Combined RSPs - $220,000
Combined TFSA - $29,000 (Currently on a $600/month payment plan into TFSA account)
LIRA - $13,500
Other Savings - $130,000

Both will qualify for CPP. We also will have the house asset which is substantial for the area we live in however for this post, I'm really most interested in our RSP and other savings etc.

Thanks in advance


----------



## Just a Guy (Mar 27, 2012)

So, what is the other half to the story, what are your debts?

You could have a million in savings, but if you owe $2 million, you're in big trouble.


----------



## avrex (Nov 14, 2010)

This sounds like a thread that should go in the 'Money Diaries' forum.
But, since it's posted here in the *'Retirement'* forum, I'll answer with,

no, you can't retire, yet.


----------



## My Own Advisor (Sep 24, 2012)

Agreed with Just a Guy, if you owe a bundle, then that's different than being debt-free.

Based on what you wrote, assuming you own about 50% equity in your home (?), I would say you're doing quite well with the assets in those accounts.


----------



## Spudd (Oct 11, 2011)

I would ask why you have 130k in "other savings" but are on a 600/mo payment plan to your TFSA? Why don't you just max out the TFSA immediately from the other savings?


----------



## steve41 (Apr 18, 2009)

Without knowing your 'career assets' (both salaries) and, as mentioned, any loans, then it is impossible to derive a plan.


----------



## kimblehcc (Mar 13, 2015)

Ok. Thanks for the replies. To give you a better picture. 

We only have mortgage debt at 500k however have about 60% equity in the house. 
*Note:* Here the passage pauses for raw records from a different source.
__device__ __forceinline__ void cp_async_commit() {
  asm volatile("cp.async.commit_group;" ::: "memory");
}
template <int N>
__device__ __forceinline__ void cp_async_wait_group() {
  asm volatile("cp.async.wait_group %0;" ::"n"(N) : "memory");
}

constexpr int kDzMax = 512;

template <int D>
__device__ __forceinline__ void issue_sample(bf16* sF, int LD, bf16* sDz, const bf16* bottom,
                                             const bf16* emb, const bf16* dz, int n_emb,
                                             int dz_chunks, int lane) {
  constexpr int kChunks = D / 8;
  const int total = (n_emb + 1) * kChunks;
#pragma unroll 4
  for (int c = lane; c < total; c += 32) {
    const int row = c / kChunks, ch = c - row * kChunks;
    const bf16* src = row == 0 ? bottom + ch * 8 : emb + (row - 1) * D + ch * 8;
    cp_async16(sF + row * LD + ch * 8, src);
  }
  for (int c = lane; c < dz_chunks; c += 32) cp_async16(sDz + c * 8, dz + c * 8);
}

struct ChunkDst {
  unsigned long long base;
  long long stride;
};

template <int D>
__global__ void __launch_bounds__(kWarps * 32)
interact_bwd_v2_kernel(const bf16* __restrict__ bottom, int64_t bottom_stride,
                       const bf16* __restrict__ emb, int64_t emb_stride, int n_emb,
                       const bf16* __restrict__ dz, int64_t dz_stride, bf16* __restrict__ dbottom,
                       int64_t dbottom_stride, bf16* __restrict__ demb, int64_t demb_stride,
                       float emb_grad_scale, int64_t batch,
                       const GradRoute* __restrict__ routes, int n_routes,
                       const __grid_constant__ SyncArgs sync, uint32_t* __restrict__ done_counters,
                       int chunk_rows) {
  constexpr int LD = D + 8;
  constexpr int LDG = 40;
  constexpr int kWarpElems = 2 * kMaxFeat * LD + 2 * kDzMax + kMaxFeat * LDG;
  constexpr int kRowChunks = D / 8;
  extern __shared__ __align__(16) unsigned char smem_raw[];
  const int warp = threadIdx.x >> 5, lane = threadIdx.x & 31;
  bf16* base = reinterpret_cast<bf16*>(smem_raw) + warp * kWarpElems;
  bf16* sDz0 = base + 2 * kMaxFeat * LD;
  bf16* sG = sDz0 + 2 * kDzMax;
  ChunkDst* sDst = reinterpret_cast<ChunkDst*>(reinterpret_cast<bf16*>(smem_raw) +
                                               kWarps * kWarpElems);
  const int nf = n_emb + 1;
  const int n_inter = nf * (nf - 1) / 2;
  const int dz_chunks = (n_inter + D + 7) >> 3;
  const int n_chunks = n_emb * kRowChunks;
  if (routes == nullptr) {
    for (int c = threadIdx.x; c < n_chunks; c += blockDim.x) {
      sDst[c].base = reinterpret_cast<unsigned long long>(demb + c * 8);
      sDst[c].stride = demb_stride * 2;
    }
  } else {
    for (int r = 0; r < n_routes; ++r) {
      const GradRoute R = routes[r];
      const int c0 = R.src_col >> 3, nc = R.width >> 3;
      for (int c = threadIdx.x; c < nc; c += blockDim.x) {
        sDst[c0 + c].base =
            reinterpret_cast<unsigned long long>(reinterpret_cast<bf16*>(R.dst) + R.dst_col + c * 8);
        sDst[c0 + c].stride = R.dst_stride * 2;
      }
    }
  }
  zero_pad_rows<D>(base, LD, n_emb, lane);
  zero_pad_rows<D>(base + kMaxFeat * LD, LD, n_emb, lane);
  __syncthreads();

  const int64_t stride = static_cast<int64_t>(gridDim.x) * kWarps;
  int64_t s = static_cast<int64_t>(blockIdx.x) * kWarps + warp;
  int cur = 0;
  if (s < batch)
    issue_sample<D>(base, LD, sDz0, bottom + s * bottom_stride, emb + s * emb_stride,
                    dz + s * dz_stride, n_emb, dz_chunks, lane);
  cp_async_commit();
  for (; s < batch; s += stride, cur ^= 1) {
    const int64_t nxt = s + stride;
    if (nxt < batch)
      issue_sample<D>(base + (cur ^ 1) * (kMaxFeat * LD), LD, sDz0 + (cur ^ 1) * kDzMax,
                      bottom + nxt * bottom_stride, emb + nxt * emb_stride, dz + nxt * dz_stride,
                      n_emb, dz_chunks, lane);
    cp_async_commit();
    cp_async_wait_group<1>();
    __syncwarp();
    bf16* sF = base + cur * (kMaxFeat * LD);
    const bf16* sDz = sDz0 + cur * kDzMax;
    for (int c = lane; c < kMaxFeat * LDG / 8; c += 32)
      reinterpret_cast<uint4*>(sG)[c] = make_uint4(0, 0, 0, 0);
    __syncwarp();
    for (int idx = lane; idx < n_inter; idx += 32) {
      int i = static_cast<int>((1.0f + sqrtf(1.0f + 8.0f * idx)) * 0.5f);
      while (i * (i - 1) / 2 > idx) --i;
      while ((i + 1) * i / 2 <= idx) ++i;
      const int j = idx - i * (i - 1) / 2;
      const bf16 v = sDz[idx];
      sG[i * LDG + j] = v;
      sG[j * LDG + i] = v;
    }
    __syncwarp();
    uint32_t ga[2][2][4];
#pragma unroll
    for (int mt = 0; mt < 2; ++mt)
#pragma unroll
      for (int ks = 0; ks < 2; ++ks)
        ldmatrix_x4(ga[mt][ks],
                    smem_u32(sG + (mt * 16 + (lane & 15)) * LDG + ks * 16 + ((lane >> 4) << 3)));
    const int cr = lane >> 2, cc = (lane & 3) << 1;
#pragma unroll 1
    for (int n0 = 0; n0 < D; n0 += 32) {
      float acc[2][4][4] = {};
#pragma unroll
      for (int ks = 0; ks < 2; ++ks) {
        uint32_t b01[4], b23[4];
        const int krow = ks * 16 + (lane & 7) + (((lane >> 3) & 1) << 3);
        const int ncol = n0 + ((lane >> 4) << 3);
        ldmatrix_x4_trans(b01, smem_u32(sF + krow * LD + ncol));
        ldmatrix_x4_trans(b23, smem_u32(sF + krow * LD + ncol + 16));
#pragma unroll
        for (int mt = 0; mt < 2; ++mt) {
          mma_bf16(acc[mt][0], ga[mt][ks], b01[0], b01[1]);
          mma_bf16(acc[mt][1], ga[mt][ks], b01[2], b01[3]);
          mma_bf16(acc[mt][2], ga[mt][ks], b23[0], b23[1]);
          mma_bf16(acc[mt][3], ga[mt][ks], b23[2], b23[3]);
        }
      }
#pragma unroll
      for (int mt = 0; mt < 2; ++mt) {
#pragma unroll
        for (int nt = 0; nt < 4; ++nt) {
#pragma unroll
          for (int half = 0; half < 2; ++half) {
            const int row = mt * 16 + cr + half * 8;
            const int col = n0 + nt * 8 + cc;
            float v0 = acc[mt][nt][half * 2], v1 = acc[mt][nt][half * 2 + 1];
            if (row == 0) {
              v0 += __bfloat162float(sDz[n_inter + col]);
              v1 += __bfloat162float(sDz[n_inter + col + 1]);
            } else {
              v0 *= emb_grad_scale;
              v1 *= emb_grad_scale;
            }
            if (row <= n_emb)
              *reinterpret_cast<__nv_bfloat162*>(sF + row * LD + col) =
                  __floats2bfloat162_rn(v0, v1);
          }
        }
      }
    }
    __syncwarp();
    if (lane < kRowChunks)
      *reinterpret_cast<uint4*>(dbottom + s * dbottom_stride + lane * 8) =
          *reinterpret_cast<const uint4*>(sF + lane * 8);
    for (int c = lane; c < n_chunks; c += 32) {
      const int row = 1 + c / kRowChunks, ch = c - (row - 1) * kRowChunks;
      const ChunkDst d = sDst[c];
      *reinterpret_cast<uint4*>(d.base + static_cast<unsigned long long>(s * d.stride)) =
          *reinterpret_cast<const uint4*>(sF + row * LD + ch * 8);
    }
    __syncwarp();
    if (done_counters != nullptr && lane == 0) {
      __threadfence();
      atomicAdd(done_counters + s / chunk_rows, 1u);
    }
  }
  cp_async_wait_group<0>();
  sync_tail(sync);
}

constexpr int kRbUnroll = 4;
__global__ void __launch_bounds__(256)
relu_bwd_bias_kernel(bf16* __restrict__ dy, const bf16* __restrict__ y, float* __restrict__ db,
                     int64_t rows, int cols, int rows_per_block) {
  extern __shared__ float s_part[];
  const int tpr = cols >> 3;
  const int rows_par = blockDim.x / tpr;
  const int tr = threadIdx.x / tpr, tc = threadIdx.x - tr * tpr;
  const int64_t r0 = static_cast<int64_t>(blockIdx.x) * rows_per_block;
  const int64_t r1 = min(rows, r0 + rows_per_block);
  float acc[8] = {0, 0, 0, 0, 0, 0, 0, 0};
  if (tr < rows_par) {
    for (int64_t r = r0 + tr; r < r1; r += static_cast<int64_t>(rows_par) * kRbUnroll) {
      uint4 g[kRbUnroll], a[kRbUnroll];
#pragma unroll
      for (int u = 0; u < kRbUnroll; ++u) {
        const int64_t rr = r + static_cast<int64_t>(u) * rows_par;
        if (rr < r1) {
          g[u] = *reinterpret_cast<const uint4*>(dy + rr * cols + tc * 8);
          a[u] = *reinterpret_cast<const uint4*>(y + rr * cols + tc * 8);
        }
      }
#pragma unroll
      for (int u = 0; u < kRbUnroll; ++u) {
        const int64_t rr = r + static_cast<int64_t>(u) * rows_par;
        if (rr < r1) {
          uint32_t* gw = reinterpret_cast<uint32_t*>(&g[u]);
          const uint32_t* aw = reinterpret_cast<const uint32_t*>(&a[u]);
#pragma unroll
          for (int i = 0; i < 4; ++i) {
            float2 gf = __bfloat1622float2(*reinterpret_cast<__nv_bfloat162*>(&gw[i]));
            const float2 af = __bfloat1622float2(*reinterpret_cast<const __nv_bfloat162*>(&aw[i]));
            gf.x = af.x > 0.f ? gf.x : 0.f;
            gf.y = af.y > 0.f ? gf.y : 0.f;
            acc[2 * i] += gf.x;
            acc[2 * i + 1] += gf.y;
            __nv_bfloat162 h = __floats2bfloat162_rn(gf.x, gf.y);
            gw[i] = *reinterpret_cast<uint32_t*>(&h);
          }
          *reinterpret_cast<uint4*>(dy + rr * cols + tc * 8) = g[u];
        }
      }
    }
#pragma unroll
    for (int i = 0; i < 8; ++i) s_part[tr * cols + tc * 8 + i] = acc[i];
  }
  __syncthreads();
  for (int c = threadIdx.x; c < cols; c += blockDim.x) {
    float v = 0.f;
    for (int t = 0; t < rows_par; ++t) v += s_part[t * cols + c];
    atomicAdd(db + c, v);
  }
}

template <int PL>
__global__ void __launch_bounds__(256)
head_loss_kernel(const bf16* __restrict__ x, int K, const bf16* __restrict__ w,
                 const bf16* __restrict__ bias, const float* __restrict__ labels, int64_t batch,
                 float inv_batch, bf16* __restrict__ dx, float* __restrict__ dw,
                 float* __restrict__ db, float* __restrict__ dbias_prev,
                 float* __restrict__ loss_sum, float* __restrict__ logits_out) {
  extern __shared__ float sred[];
  float* s_dw = sred;
  float* s_dbp = sred + K;
  float* s_misc = sred + 2 * K;
  for (int i = threadIdx.x; i < 2 * K + 2; i += blockDim.x) sred[i] = 0.f;
  __syncthreads();
  const int warp = threadIdx.x >> 5, lane = threadIdx.x & 31;
  const int wpb = blockDim.x >> 5;
  constexpr int per_lane = PL;
  const float b0 = __bfloat162float(bias[0]);
  float wreg[PL];
#pragma unroll
  for (int i = 0; i < PL; ++i) wreg[i] = __bfloat162float(w[lane + 32 * i]);
  float dw_acc[PL], dbp_acc[PL];
#pragma unroll
  for (int i = 0; i < PL; ++i) dw_acc[i] = dbp_acc[i] = 0.f;
  float loss_acc = 0.f, db_acc = 0.f;
  for (int64_t s = static_cast<int64_t>(blockIdx.x) * wpb + warp; s < batch;
       s += static_cast<int64_t>(gridDim.x) * wpb) {
    float xv[PL];
    float dot = 0.f;
#pragma unroll
    for (int i = 0; i < PL; ++i) {
      if (i < per_lane) {
        xv[i] = __bfloat162float(x[s * K + lane + 32 * i]);
        dot = fmaf(xv[i], wreg[i], dot);
      }
    }
#pragma unroll
    for (int off = 16; off > 0; off >>= 1) dot += __shfl_xor_sync(0xffffffffu, dot, off);
    const float logit = dot + b0;
    const float label = labels[s];
    const float loss = fmaxf(logit, 0.f) - logit * label + log1pf(__expf(-fabsf(logit)));
    const float sig = 1.f / (1.f + __expf(-logit));
    const float dl = (sig - label) * inv_batch;
    if (lane == 0) {
      loss_acc += loss;
      db_acc += dl;
      if (logits_out) logits_out[s] = logit;
    }
#pragma unroll
    for (int i = 0; i < PL; ++i) {
      if (i < per_lane) {
        dw_acc[i] = fmaf(dl, xv[i], dw_acc[i]);
        const float g = xv[i] > 0.f ? dl * wreg[i] : 0.f;
        dbp_acc[i] += g;
        dx[s * K + lane + 32 * i] = __float2bfloat16_rn(g);
      }
    }
  }
#pragma unroll
  for (int i = 0; i < PL; ++i) {
    if (i < per_lane) {
      atomicAdd(&s_dw[lane + 32 * i], dw_acc[i]);
      atomicAdd(&s_dbp[lane + 32 * i], dbp_acc[i]);
    }
  }
  if (lane == 0) {
    atomicAdd(&s_misc[0], loss_acc);
    atomicAdd(&s_misc[1], db_acc);
  }
  __syncthreads();
  for (int i = threadIdx.x; i < K; i += blockDim.x) {
    atomicAdd(dw + i, s_dw[i]);
    atomicAdd(dbias_prev + i, s_dbp[i]);
  }
  if (threadIdx.x == 0) {
    atomicAdd(loss_sum, s_misc[0] * inv_batch);
    atomicAdd(db, s_misc[1]);
  }
}

__global__ void __launch_bounds__(256)
sgd_update_kernel(float* __restrict__ p32, bf16* __restrict__ p16, float* __restrict__ g32,
                  const float* __restrict__ lr_ptr, float grad_scale, int64_t n_vec4) {
  const float step = -(*lr_ptr) * grad_scale;
  const int64_t stride = static_cast<int64_t>(gridDim.x) * blockDim.x;
  for (int64_t i = static_cast<int64_t>(blockIdx.x) * blockDim.x + threadIdx.x; i < n_vec4;
       i += stride) {
    float4 p = reinterpret_cast<float4*>(p32)[i];
    const float4 g = reinterpret_cast<const float4*>(g32)[i];
    p.x = fmaf(step, g.x, p.x);
    p.y = fmaf(step, g.y, p.y);
    p.z = fmaf(step, g.z, p.z);
    p.w = fmaf(step, g.w, p.w);
    reinterpret_cast<float4*>(p32)[i] = p;
    reinterpret_cast<float4*>(g32)[i] = make_float4(0.f, 0.f, 0.f, 0.f);
    __nv_bfloat162 a = __floats2bfloat162_rn(p.x, p.y), b = __floats2bfloat162_rn(p.z, p.w);
    uint2 o;
    o.x = *reinterpret_cast<uint32_t*>(&a);
    o.y = *reinterpret_cast<uint32_t*>(&b);
    reinterpret_cast<uint2*>(p16)[i] = o;
  }
}

__global__ void cast_pad_kernel(const float* __restrict__ src, int src_cols, bf16* __restrict__ dst,
                                int dst_cols, int64_t rows) {
  const int64_t n = rows * dst_cols;
  const int64_t stride = static_cast<int64_t>(gridDim.x) * blockDim.x;
  for (int64_t i = static_cast<int64_t>(blockIdx.x) * blockDim.x + threadIdx.x; i < n;
       i += stride) {
    const int64_t r = i / dst_cols;
    const int c = static_cast<int>(i - r * dst_cols);
    dst[i] = __float2bfloat16_rn(c < src_cols ? src[r * src_cols + c] : 0.f);
  }
}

Wife makes 150k and I'm at 175. We've been in this earning bracket the last 4 years or so.


----------



## CalgaryPotato (Mar 7, 2015)

Well you make a ton of money, more by 37 for both you and your wife than most will ever make. You have a million dollar home more than half paid off, and a large amount of savings.

I guess the question is, what are your next goals. Even with the impressiveness of your house & your investments, I'm figuring you probably spend a fair bit of money per year. (Depends on how much your income leaped from prior to the past 4 years). If so you may need a much larger nest egg for retirement to maintain your lifestyle than the rest of us would.

That being said, once your house is paid off, you'll accelerate your savings quite fast.

When do you want to retire? Do you anticipate any other major expenses along the way? And like others have said, be very careful with all that unregistered savings, if you can get as much of that into your RRSP & TFSA as possible, that would be ideal. 

Of course the next question, is what are you invested into in each of those accounts...


----------



## OldPro (Feb 25, 2015)

This is primarily a money forum and I understand that but even so, I find the emphasis on money overdone. 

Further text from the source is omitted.